──────── Dataset entries
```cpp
void dense_setup(wae_family *h, const Batch &bt) {
    const int L = (int)h->ops.size() - 1;
    if (h->nc <= 0) return;
    HIP_CHECK(hipMemsetAsync(h->dstatus.p, 0, sizeof(int), h->stream));
    launch_dense_assemble(h->dense_planes.p, h->nplanes, (int)h->nc, pc_level(h, L), bt.nsys, bt.op, h->Ainv.p, h->stream);
// ... 245 lines not shown
                itot += iters[b];
                if (bnorm[b] > 0.0) {
                    if (!(relres[b] <= tol)) ++nun;
                    rmax = std::max(rmax, relres[b]);
                }
                if (stalled[b] && !(relres[b] <= tol)) info->levels |= 1 << 16;
            }
            info->iters_max = std::max(info->iters_max, imax);
            info->iters_total += itot;
            info->n_unconverged += nun;
            info->relres_max = std::max(info->relres_max, rmax);
            info->levels = (info->levels & (1 << 16)) | (int)h->ops.size();
        }
        if (nan_seen) throw WaeError(WAE_ERR_NAN, "NaN in GMRES");
        return total_it;
    }

    int run_device(wae_solve_info *info) {
        const GmresEnv &env = gmres_env();
        const double lim = env.lazy_limit;
        const bool use_mask = have_x0 || (env.mask0 && nb >= 8);
        const int nch = (nb + 7) / 8;
        const int histcap = maxit + m + 8;
        h->gs_R.reserve((size_t)m * (m + 1) * nb); h->gs_sn.reserve((size_t)m * nb); h->gs_g.reserve((size_t)(m + 1) * nb); h->gs_rescale.reserve((size_t)nb);
        h->gs_cs.reserve((size_t)m * nb); h->gs_sv.reserve((size_t)(m + 2) * nb); h->gs_relres.reserve((size_t)nb); h->gs_bnorm.reserve((size_t)nb);
        h->gs_hist.reserve((size_t)histcap * nb); h->gs_int.reserve((size_t)5 * nb + 4); h->gs_done.reserve((size_t)nb);
        h->cmask.reserve(nch); h->vsq.reserve((size_t)(m + 2) * nb);
        GmresDev S;
        S.nb = nb; S.m = m; S.histcap = histcap;
        S.R = h->gs_R.p; S.cs = h->gs_cs.p; S.sn = h->gs_sn.p; S.g = h->gs_g.p; S.sv = h->gs_sv.p; S.vsq = h->vsq.p;
        S.conv = h->gs_int.p; S.steps = S.conv + nb; S.iters = S.steps + nb; S.histlen = S.iters + nb; S.stalled = S.histlen + nb; S.status = S.stalled + nb;
        S.relres = h->gs_relres.p; S.bnorm = h->gs_bnorm.p; S.hist = h->gs_hist.p; S.rescale = h->gs_rescale.p; S.cmask = h->cmask.p;
        const int pair_min = env.pair_min;
        const bool pair_on = pair_min >= 0 && lim >= 1e50 && nb >= 8 && h->ops.size() > 1;
        h->gs_Hraw.reserve((size_t)m * (m + 1) * nb); h->gs_pair.reserve(((size_t)4 * (m + 3) + 8) * nb); h->gs_sub.reserve((size_t)m * nb);
        S.Hraw = h->gs_Hraw.p; S.sub = h->gs_sub.p;
        cplx *const pr_c1 = h->gs_pair.p, *const pr_c2 = pr_c1 + (size_t)(m + 3) * nb, *const pr_c2m = pr_c2 + (size_t)(m + 3) * nb,
                   *const pr_hd2 = pr_c2m + (size_t)(m + 3) * nb, *const pr_gram = pr_hd2 + (size_t)(m + 3) * nb, *const pr_alpha = pr_gram + (size_t)3 * nb,
                   *const pr_norm = pr_alpha + nb;
        HIP_CHECK(hipMemsetAsync(h->gs_int.p, 0, ((size_t)5 * nb + 4) * sizeof(int), st));
        cplx *const zb = start();
        std::vector<double> bn(bnorm);
        for (double &v : bn) if (!(v > 0.0)) v = 1.0;
        HIP_CHECK(hipMemcpyAsync(h->gs_bnorm.p, bn.data(), nb * sizeof(double), hipMemcpyHostToDevice, st));
        HIP_CHECK(hipStreamSynchronize(st));
        std::vector<int> hostint((size_t)5 * nb + 4);
        bool first = !have_x0;
// ... 8 lines not shown
            if (cycle_start([](int) {}) || total_it >= maxit || nan_seen) break;
            launch_scale_inv(z0, h->hdev.p, h->V.p, n, nb, st);
            HIP_CHECK(hipMemcpyAsync(h->gs_done.p, done.data(), nb, hipMemcpyHostToDevice, st));
            launch_gmres_init(S, h->hdev.p, h->gs_done.p, use_mask ? 1 : 0, st);
            HIP_CHECK(hipStreamSynchronize(st));
            const unsigned char *mk = (use_mask && nb >= 8) ? h->cmask.p : nullptr;
            int j = 0;
            int status[4] = {0, 0, 0, 0};
            for (int b = 0; b < nb; ++b) status[0] += done[b] ? 0 : 1;
            int since_sync = 0;
            for (; j < m && total_it < maxit;) {
                const cplx *vj = h->V.p + (size_t)j * vec;
                const int nvj = j + 1;
                const bool fuse0 = h->ops.size() > 1;
                if (pair_on && j >= pair_min && j + 2 <= m && total_it + 2 <= maxit && status[0] > nb / 4) {
                    cplx *w1 = h->V.p + (size_t)nvj * vec, *w2 = w1 + vec;
                    launch_spmv(A, pc, bt.cps, vj, h->W.p, h->lx[0].p, pre_weight(h), nb, MODE_AX_J0, st, mk);
                    vcycle(h, bt, 0, h->W.p, mk, true, w1);
                    launch_spmv(A, pc, bt.cps, w1, h->W.p, h->lx[0].p, pre_weight(h), nb, MODE_AX_J0, st, mk);
                    vcycle(h, bt, 0, h->W.p, mk, true, w2);
                    launch_dots2_scaled(h->V.p, vec, nvj, w1, w2, n, nb, h->partial.p, pr_c1, pr_c2, pr_gram, h->vsq.p, st, mk);
                    launch_gmres_pair_coef(S, j, pr_c1, pr_c2, pr_gram, pr_alpha, pr_c2m, pr_hd2, st);
                    launch_axpy2_norm(h->V.p, vec, nvj, pr_c1, pr_c2m, pr_alpha, w1, w2, n, nb, h->partial.p, pr_norm, h->vsq.p + (size_t)nvj * nb, st, mk);
                    launch_gmres_step(S, pr_c1, j, tol, 1e300, use_mask ? 1 : 0, w1, n, st, pr_norm);
                    launch_gmres_step(S, pr_hd2, j + 1, tol, lim, use_mask ? 1 : 0, w2, n, st, pr_norm + nb);
                    j += 2;
                    total_it += 2;
                    since_sync += 2;
                } else {
                    launch_spmv(A, pc, bt.cps, vj, h->W.p, fuse0 ? h->lx[0].p : nullptr, fuse0 ? pre_weight(h) : 0.0, nb, fuse0 ? MODE_AX_J0 : MODE_AX, st, mk);
                    cplx *w = vcycle(h, bt, 0, h->W.p, mk, fuse0);
                    launch_dots_scaled(h->V.p, vec, nvj, w, n, nb, h->partial.p, h->hdev.p, h->vsq.p, st, mk);
                    launch_axpy_neg_norm(h->V.p, vec, nvj, h->hdev.p, h->V.p + (size_t)nvj * vec, n, nb, h->partial.p, h->hdev.p + (size_t)nvj * nb, st, mk,
                                         w, h->vsq.p + (size_t)nvj * nb);
                    launch_gmres_step(S, h->hdev.p, j, tol, lim, use_mask ? 1 : 0, h->V.p + (size_t)nvj * vec, n, st);
                    ++j;
                    ++total_it;
                    ++since_sync;
                }
                if (since_sync >= ((have_x0 && j <= 4) ? 1 : env.sync) || j == m || total_it >= maxit || status[0] <= nb / 4) {
                    since_sync = 0;
                    HIP_CHECK(hipMemcpyAsync(status, S.status, 3 * sizeof(int), hipMemcpyDeviceToHost, st));
                    HIP_CHECK(hipStreamSynchronize(st));
                    if (status[1]) nan_seen = true;
                    if (status[0] == 0 || nan_seen) break;
                }
            }
            if (j > 0) {
// ... 434 lines not shown
```

### wavesandeigenvalues.jl_amd/csrc/vec.hip

```cpp
#include <type_traits>

#include "block_reduce.h"
#include "kernel_helpers.h"

__global__ void fill_zero_kernel(cplx *X, size_t count) {
    for (size_t e = (size_t)blockIdx.x * 256 + threadIdx.x; e < count; e += (size_t)gridDim.x * 256) X[e] = cplx{0.0, 0.0};
}
void launch_fill_zero(cplx *X, size_t count, hipStream_t st) {
    if (!count) return;
    hipLaunchKernelGGL(fill_zero_kernel, dim3(grid_for(count)), dim3(256), 0, st, X, count);
    HIP_CHECK(hipGetLastError());
}
void launch_copy(const cplx *X, cplx *Y, size_t count, hipStream_t st) {
    if (!count) return;
    HIP_CHECK(hipMemcpyAsync(Y, X, count * sizeof(cplx), hipMemcpyDeviceToDevice, st));
}
__global__ void add_kernel(const cplx *__restrict__ X, cplx *__restrict__ Y, size_t count) {
    for (size_t e = (size_t)blockIdx.x * 256 + threadIdx.x; e < count; e += (size_t)gridDim.x * 256) {
        cplx a = X[e], b = Y[e];
        Y[e] = cplx{a.x + b.x, a.y + b.y};
    }
}
void launch_add(const cplx *X, cplx *Y, size_t count, hipStream_t st) {
    if (!count) return;
// ... 742 lines not shown

__global__ __launch_bounds__(256) void gmres_init_kernel(GmresDev S, const cplx *__restrict__ beta, const unsigned char *__restrict__ done, int use_mask) {
    __shared__ int act[256];
    const int b = threadIdx.x;
    int a = 0;
    if (b < S.nb) {
        S.g[b] = cplx{beta[b].x, 0.0};
        S.sv[b] = 1.0;
        S.vsq[b] = cplx{1.0, 0.0};
        S.conv[b] = done[b] ? 1 : 0;
        S.steps[b] = 0;
        a = done[b] ? 0 : 1;
    }
    act[b] = a;
    __syncthreads();
    if (b < (S.nb + 7) / 8) {
        int any = 0;
        for (int k = 0; k < 8; ++k) any |= act[b * 8 + k];
        S.cmask[b] = use_mask ? (unsigned char)any : (unsigned char)1;
    }
    if (b == 0) {
        int n = 0;
        for (int k = 0; k < S.nb; ++k) n += act[k];
        S.status[0] = n; S.status[1] = 0; S.status[2] = 0;
    }
}

__global__ __launch_bounds__(256) void gmres_step_kernel(GmresDev S, const cplx *__restrict__ hd, int j, double tol, double lim, int use_mask,
                                                         const cplx *__restrict__ rn) {
    __shared__ int act[256];
    const int b = threadIdx.x;
    const int nb = S.nb, m = S.m;
    int a = 0;
    if (b < nb) {
        const int nvj = j + 1;
        const double sj = S.sv[(size_t)j * nb + b];
        const double r = rn ? rn[b].x : hd[(size_t)nvj * nb + b].x;
        if (S.Hraw) {
            cplx *Hr = S.Hraw + (size_t)j * (m + 1) * nb;
            for (int i = 0; i <= j; ++i) Hr[(size_t)i * nb + b] = hd[(size_t)i * nb + b];
        }
        double svn = r > 0.0 ? 1.0 / r : 0.0;
        const bool resc = svn > lim || (svn > 0.0 && svn < 1.0 / lim);
        S.rescale[b] = resc ? cplx{r, 0.0} : cplx{0.0, 0.0};
        if (S.sub) S.sub[(size_t)j * nb + b] = resc ? r : 1.0;
        if (resc) {
            S.vsq[(size_t)nvj * nb + b] = cplx{svn > 0.0 ? 1.0 : 0.0, 0.0};
            svn = svn > 0.0 ? 1.0 : 0.0;
            atomicOr(&S.status[2], 1);
        }
        S.sv[(size_t)nvj * nb + b] = svn;
        if (!S.conv[b]) {
            cplx *Hc = S.R + (size_t)j * (m + 1) * nb;
            for (int i = 0; i <= j; ++i) {
                const double si = S.sv[(size_t)i * nb + b];
                const double f = si > 0.0 ? sj / si : 0.0;
                const cplx c = hd[(size_t)i * nb + b];
                Hc[(size_t)i * nb + b] = cplx{c.x * f, c.y * f};
            }
            Hc[(size_t)(j + 1) * nb + b] = cplx{sj * r, 0.0};
            for (int i = 0; i < j; ++i) {
                const cplx aa = Hc[(size_t)i * nb + b], bb = Hc[(size_t)(i + 1) * nb + b];
                const double c = S.cs[(size_t)i * nb + b];
                const cplx sn = S.sn[(size_t)i * nb + b];
                const cplx sb = cmul(sn, bb), ca = cmul(cconj(sn), aa);
                Hc[(size_t)i * nb + b] = cplx{c * aa.x + sb.x, c * aa.y + sb.y};
                Hc[(size_t)(i + 1) * nb + b] = cplx{-ca.x + c * bb.x, -ca.y + c * bb.y};
            }
            const cplx av = Hc[(size_t)j * nb + b];
            const double bv = Hc[(size_t)(j + 1) * nb + b].x;
            const double aabs = hypot(av.x, av.y);
            const double t = sqrt(aabs * aabs + bv * bv);
            if (!(t > 0.0) || isnan(t)) {
                S.conv[b] = 1;
                if (isnan(t)) atomicOr(&S.status[1], 1);
            } else {
                double c;
                cplx sn;
                if (aabs == 0.0) { c = 0.0; sn = cplx{1.0, 0.0}; }
                else { c = aabs / t; const double q = bv / t; sn = cplx{av.x / aabs * q, av.y / aabs * q}; }
                S.cs[(size_t)j * nb + b] = c;
                S.sn[(size_t)j * nb + b] = sn;
                Hc[(size_t)j * nb + b] = cplx{c * av.x + sn.x * bv, c * av.y + sn.y * bv};
                Hc[(size_t)(j + 1) * nb + b] = cplx{0.0, 0.0};
                const cplx gj = S.g[(size_t)j * nb + b];
                const cplx gn = cmul(cconj(sn), gj);
                S.g[(size_t)(j + 1) * nb + b] = cplx{-gn.x, -gn.y};
                S.g[(size_t)j * nb + b] = cplx{c * gj.x, c * gj.y};
                S.steps[b] = j + 1;
                S.iters[b] += 1;
                const double rr = hypot(gn.x, gn.y) / S.bnorm[b];
                S.relres[b] = rr;
                if (isnan(rr)) atomicOr(&S.status[1], 1);
                const int hs = S.histlen[b];
                if (hs < S.histcap) { S.hist[(size_t)hs * nb + b] = rr; S.histlen[b] = hs + 1; }
                const int hn = hs + 1;
                if (rr <= 0.7 * tol) S.conv[b] = 1;
                else if (hn > 60 && hs < S.histcap && rr > 0.9 * S.hist[(size_t)(hn - 31) * nb + b]) { S.conv[b] = 1; S.stalled[b] = 1; }
                else a = 1;
            }
        }
    }
    act[b] = a;
    __syncthreads();
    if (b < (nb + 7) / 8 && use_mask) {
        int any = 0;
        for (int k = 0; k < 8; ++k) any |= act[b * 8 + k];
        S.cmask[b] = (unsigned char)any;
    }
    if (b == 0) {
        int n = 0;
        for (int k = 0; k < nb; ++k) n += act[k];
        S.status[0] = n;
    }
}
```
────────────────
If a line in the records above includes the string "threadIdx", copy it.

■ **Solution for this problem**:
    for (size_t e = (size_t)blockIdx.x * 256 + threadIdx.x; e < count; e += (size_t)gridDim.x * 256) X[e] = cplx{0.0, 0.0};
    for (size_t e = (size_t)blockIdx.x * 256 + threadIdx.x; e < count; e += (size_t)gridDim.x * 256) {
    const int b = threadIdx.x;
    const int b = threadIdx.x;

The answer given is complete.